The bee hive springer forks. It'd be awesome if they reproduced it in all sizes that way you can build father/son, his/hers, daddy/daughter and so on.... Or just build a kick a$$ cruiser.


----------



## rustyspoke66 (Jan 7, 2013)

How about some real quality usable 28x1.5 single tube tires. Sure seems like there are allot of pre 33 bikes out there that could use some. Would also be nice to see them around a 100.00 each price point. Just a thought.


----------



## Nickinator (Jan 7, 2013)

rustyspoke66 said:


> How about some real quality usable 28x1.5 single tube tires. Sure seems like there are allot of pre 33 bikes out there that could use some. Would also be nice to see them around a 100.00 each price point. Just a thought.

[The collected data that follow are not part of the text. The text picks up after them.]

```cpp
int paml_amd_set_pi(paml_amd_engine *e, int n_pi, const double *pi)
{
   enter(e);
   if (!e || !pi || (n_pi != 1 && n_pi != e->n_genes)) return fail(e, PAML_AMD_EINVAL, "set_pi: bad arguments");
   const int n = e->n;
   std::vector<double> buf;
   if (e->kk == KK_MFMA64) {
      buf.assign((size_t)n_pi * 64, 0.0);
      for (int g = 0; g < n_pi; g++)
// ... 402 lines not shown
         for (int hl = 0; hl < 16; hl++) {
            const int h = tiles[t].y + w * 16 + hl;
            if (h >= hend) continue;
            const double *grp = raw.data() + (t * MW + w) * 1024;
            for (int j = 0; j < n; j++) conP[(size_t)h * n + j] = grp[part_index(j >> 2, (j & 3) * 16 + hl)];
         }
   }
   return 0;
}

int paml_amd_get_scale(paml_amd_engine *e, int node, int iclass, double *scale)
{
   enter(e);
   if (!e || !scale) return fail(e, PAML_AMD_EINVAL, "get_scale: null argument");
   if (!(e->flags & PAML_AMD_KEEP_PARTIALS) || !e->partials_valid)
      return fail(e, PAML_AMD_EINVAL, "get_scale: needs PAML_AMD_KEEP_PARTIALS and a completed evaluation");
   if (node < 0 || node >= e->tree.n_nodes || iclass < 0 || iclass >= e->K || e->tree.scale_slot[node] < 0)
      return fail(e, PAML_AMD_EINVAL, "get_scale: not a scaling node");
   const double *src = e->d_scalef.p + ((size_t)iclass * e->tree.n_scale + e->tree.scale_slot[node]) * e->n_patt;
   HIPCHK(hipMemcpyAsync(scale, src, (size_t)e->n_patt * sizeof(double), hipMemcpyDeviceToHost, e->stream));
   HIPCHK(hipStreamSynchronize(e->stream));
   return 0;
}

int paml_amd_profile(paml_amd_engine *e, int enable)
{
   if (!e) return PAML_AMD_EINVAL;
   enter(e);
   e->profiling = enable != 0;
   return 0;
}

int paml_amd_profile_read(paml_amd_engine *e, double *ms_pmat, double *ms_prune, double *ms_reduce, long *n_evals)
{
   if (!e) return PAML_AMD_EINVAL;
   HIPCHK(hipStreamSynchronize(e->stream));
   double acc[3] = {0, 0, 0};
   for (size_t i = 0; i + 5 < e->ev_used.size(); i += 6)
      for (int k = 0; k < 3; k++) {
         float ms = 0;
         if (hipEventElapsedTime(&ms, e->ev_used[i + 2 * k], e->ev_used[i + 2 * k + 1]) == hipSuccess) acc[k] += ms;
      }
   for (auto ev : e->ev_used) e->ev_pool.push_back(ev);
   e->ev_used.clear();
   if (ms_pmat) *ms_pmat = acc[0];
   if (ms_prune) *ms_prune = acc[1];
   if (ms_reduce) *ms_reduce = acc[2];
   if (n_evals) *n_evals = e->prof_evals;
   e->prof_evals = 0;
   return 0;
}

int paml_amd_cherry_tables(const paml_amd_engine *e, long *n_tabulated, long *bytes)
{
   if (!e) return PAML_AMD_EINVAL;
   if (n_tabulated) *n_tabulated = e->last_ctab_n;
   if (bytes) *bytes = e->last_ctab_bytes;
   return 0;
}

int paml_amd_subtree_tables(const paml_amd_engine *e, long *n_tabulated, int *nodes, long *u, int cap, long *bytes, long *blocks_left, long *n_computed)
{
   if (!e) return PAML_AMD_EINVAL;
   if (n_tabulated) *n_tabulated = e->last_stab_n;
   for (long i = 0; i < e->last_stab_n && i < cap && i < (long)e->sub.sel.size(); i++) {
      if (nodes) nodes[i] = e->sub.sel[i];
      if (u) u[i] = (long)e->sub.u[e->sub.sel[i]];
   }
   if (bytes) *bytes = e->last_stab_bytes;
   if (blocks_left) *blocks_left = e->last_stab_blocks;
   if (n_computed) *n_computed = e->sub.n_computed;
   return 0;
}

int paml_amd_subtree_order(const paml_amd_engine *e, int *in_use, long *n_computed, double *host_seconds)
{
   if (!e) return PAML_AMD_EINVAL;
   if (in_use) *in_use = (e->last_stab_n && e->sub.ordered) ? 1 : 0;
   if (n_computed) *n_computed = e->sub.n_order_computed;
   if (host_seconds) *host_seconds = e->sub.order_host_s;
   return 0;
}

int paml_amd_counters(const paml_amd_engine *e, long *n_eval, long *n_pmat)
{
   if (!e) return PAML_AMD_EINVAL;
   if (n_eval) *n_eval = e->n_eval;
   if (n_pmat) *n_pmat = e->n_pmat;
   return 0;
}

}
```

### paml_amd/csrc/engine_eval.hip

```cpp
#include "engine_state.h"
#include "kernels_pmat.h"
#include "kernels_prune.h"
#include "kernels_reduce.h"

namespace paml_amd {
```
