# hamidthri/navbot_ppo

Hardware: AMD Instinct MI355X
Metric: env_steps_per_sec (higher is better)
Workload: dtype f32; 1 GPU; BASELINE configs[1]: 4096 envs/GPU, stage_1 (32 segments), 10 beams, PPO mlp64x2, rollout=512, 50 full-batch epochs, episode cap 500; n_envs_total=4096, n_envs_per_gpu=4096, rollout_len=512, epochs=50, policy=mlp64x2, parallelism=env-shard dp1, update_arith=bf16x3, rollout=persistent kernel (navsim_rollout_mlp64)

## Files before the change

### navbot_ppo_amd/csrc/ppo_mlp64_x3s.h

```cpp
#pragma once

namespace x3s {

typedef unsigned u32x4 __attribute__((ext_vector_type(4)));
typedef unsigned u32x2 __attribute__((ext_vector_type(2)));
typedef short s16x4 __attribute__((ext_vector_type(4)));
typedef float v4f __attribute__((ext_vector_type(4)));

constexpr int SW = 4;
constexpr int kPieceB = 32 * 128;
constexpr int kImgB = 3 * kPieceB;

struct SmemS {
    uint16_t W2p[3][H][H];
    uint16_t W2Tp[3][H][H];
    uint16_t W1p[3][H][16];
    float b1[H], b2[H], w3[H], w4[H];
    unsigned char img[SW][2][kImgB];
};
static_assert(sizeof(SmemS) <= 160 * 1024, "LDS");
static_assert(offsetof(SmemS, img) % 128 == 0 && kImgB % 128 == 0, "image bases keep the low 7 address bits of a lane offset (the XOR swizzles)");
static_assert(sizeof(SmemS::img) >= 4 * ((Layout<16>::P_ACTOR + 6) & ~3) * sizeof(float), "reduction rows fit the images");
static_assert(sizeof(SmemS::img) / SW >= 96 * 64 * sizeof(float), "lane partials fit a wave's images");

#ifndef X3S_GUARD
#define X3S_GUARD ""
#endif
#define X3S_G "s_nop 0\n\t"
#define X3S_MFMA32_V_AV(acc, A, B) asm volatile(X3S_GUARD "v_mfma_f32_32x32x16_bf16 %0, %1, %2, %0" : "+v"(acc) : "a"(A), "v"(B))
#define X3S_MFMA32_V_AA(acc, A, B) asm volatile(X3S_GUARD "v_mfma_f32_32x32x16_bf16 %0, %1, %2, %0" : "+v"(acc) : "a"(A), "a"(B))
#define X3S_MFMA32G_V_AV(acc, A, B) asm volatile(X3S_G "v_mfma_f32_32x32x16_bf16 %0, %1, %2, %0" : "+v"(acc) : "a"(A), "v"(B))
#define X3S_MFMA32G_V_AA(acc, A, B) asm volatile(X3S_G "v_mfma_f32_32x32x16_bf16 %0, %1, %2, %0" : "+v"(acc) : "a"(A), "a"(B))
#define X3S_MFMA32_VZ_AV(acc, A, B) asm volatile(X3S_G "v_mfma_f32_32x32x16_bf16 %0, %1, %2, 0" : "=&v"(acc) : "a"(A), "v"(B))
#define X3S_MFMA32_VZ_AA(acc, A, B) asm volatile(X3S_G "v_mfma_f32_32x32x16_bf16 %0, %1, %2, 0" : "=&v"(acc) : "a"(A), "a"(B))
#define X3S_MFMA32_A_AV(acc, A, B) asm volatile(X3S_GUARD "v_mfma_f32_32x32x16_bf16 %0, %1, %2, %0" : "+a"(acc) : "a"(A), "v"(B))
#define X3S_MFMA32_AZ_AV(acc, A, B) asm volatile(X3S_G "v_mfma_f32_32x32x16_bf16 %0, %1, %2, 0" : "=&a"(acc) : "a"(A), "v"(B))
#define X3S_MFMA32_A_AA(acc, A, B) asm volatile(X3S_GUARD "v_mfma_f32_32x32x16_bf16 %0, %1, %2, %0" : "+a"(acc) : "a"(A), "a"(B))
#define X3S_MFMA16_A_AA(acc, A, B) asm volatile(X3S_GUARD "v_mfma_f32_16x16x32_bf16 %0, %1, %2, %0" : "+a"(acc) : "a"(A), "a"(B))
#define X3S_MFMA16_V_AA(acc, A, B) asm volatile(X3S_GUARD "v_mfma_f32_16x16x32_bf16 %0, %1, %2, %0" : "+v"(acc) : "a"(A), "a"(B))
#define X3S_MFMA16G_V_AA(acc, A, B) asm volatile(X3S_G "v_mfma_f32_16x16x32_bf16 %0, %1, %2, %0" : "+v"(acc) : "a"(A), "a"(B))
#define X3S_MFMA16_A_VA(acc, A, B) asm volatile(X3S_GUARD "v_mfma_f32_16x16x32_bf16 %0, %1, %2, %0" : "+a"(acc) : "v"(A), "a"(B))
#define X3S_MFMA16_V_VA(acc, A, B) asm volatile(X3S_GUARD "v_mfma_f32_16x16x32_bf16 %0, %1, %2, %0" : "+v"(acc) : "v"(A), "a"(B))
#define X3S_MFMA16G_A_AA(acc, A, B) asm volatile(X3S_G "v_mfma_f32_16x16x32_bf16 %0, %1, %2, %0" : "+a"(acc) : "a"(A), "a"(B))
#define X3S_MFMA16_A_AV(acc, A, B) asm volatile(X3S_GUARD "v_mfma_f32_16x16x32_bf16 %0, %1, %2, %0" : "+a"(acc) : "a"(A), "v"(B))
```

agreed the 28 inch tires need to be made in better quality


----------



## kngtmat (Jan 7, 2013)

I agree with those forks and I also think the rat trap forks will be cool to have a reproduction of as well.


----------



## JAF/CO (Jan 7, 2013)

*how much would you pay*

just for talking   how much would you pay for a 3 rib dayton/huffman tank

and would they have to be steel  or would fiber glass do
lets have a price for each




OldRider said:


> Scott tells me there was actually a tank produced for my 1936 Huffman Firestone but its extremely rare. I'd love to have a repopped one but I'm pretty sure it would be a one off and extremely expensive. Who else would need a tank like this.....that would be the big issue.


----------



## oskisan (Jan 7, 2013)

*shelby speedline airflow tank !!*

Shelby speedline airflow tank made out of metal. From what Slick had told me, someone did some tanks some time back, and I for one would be all over one.


----------



## 37fleetwood (Jan 7, 2013)

this is the only hobby I know of where people freak out when you talk about repopping anything.
my opinion is that anything that people need should be considered fair game for repopping. and I feel that repops should be made as close and perfectly as it is possible to make them. it's stupid to make something intentionally different from the original. there are no other hobbies where they intentionally make crappy repops so they are easily spottable.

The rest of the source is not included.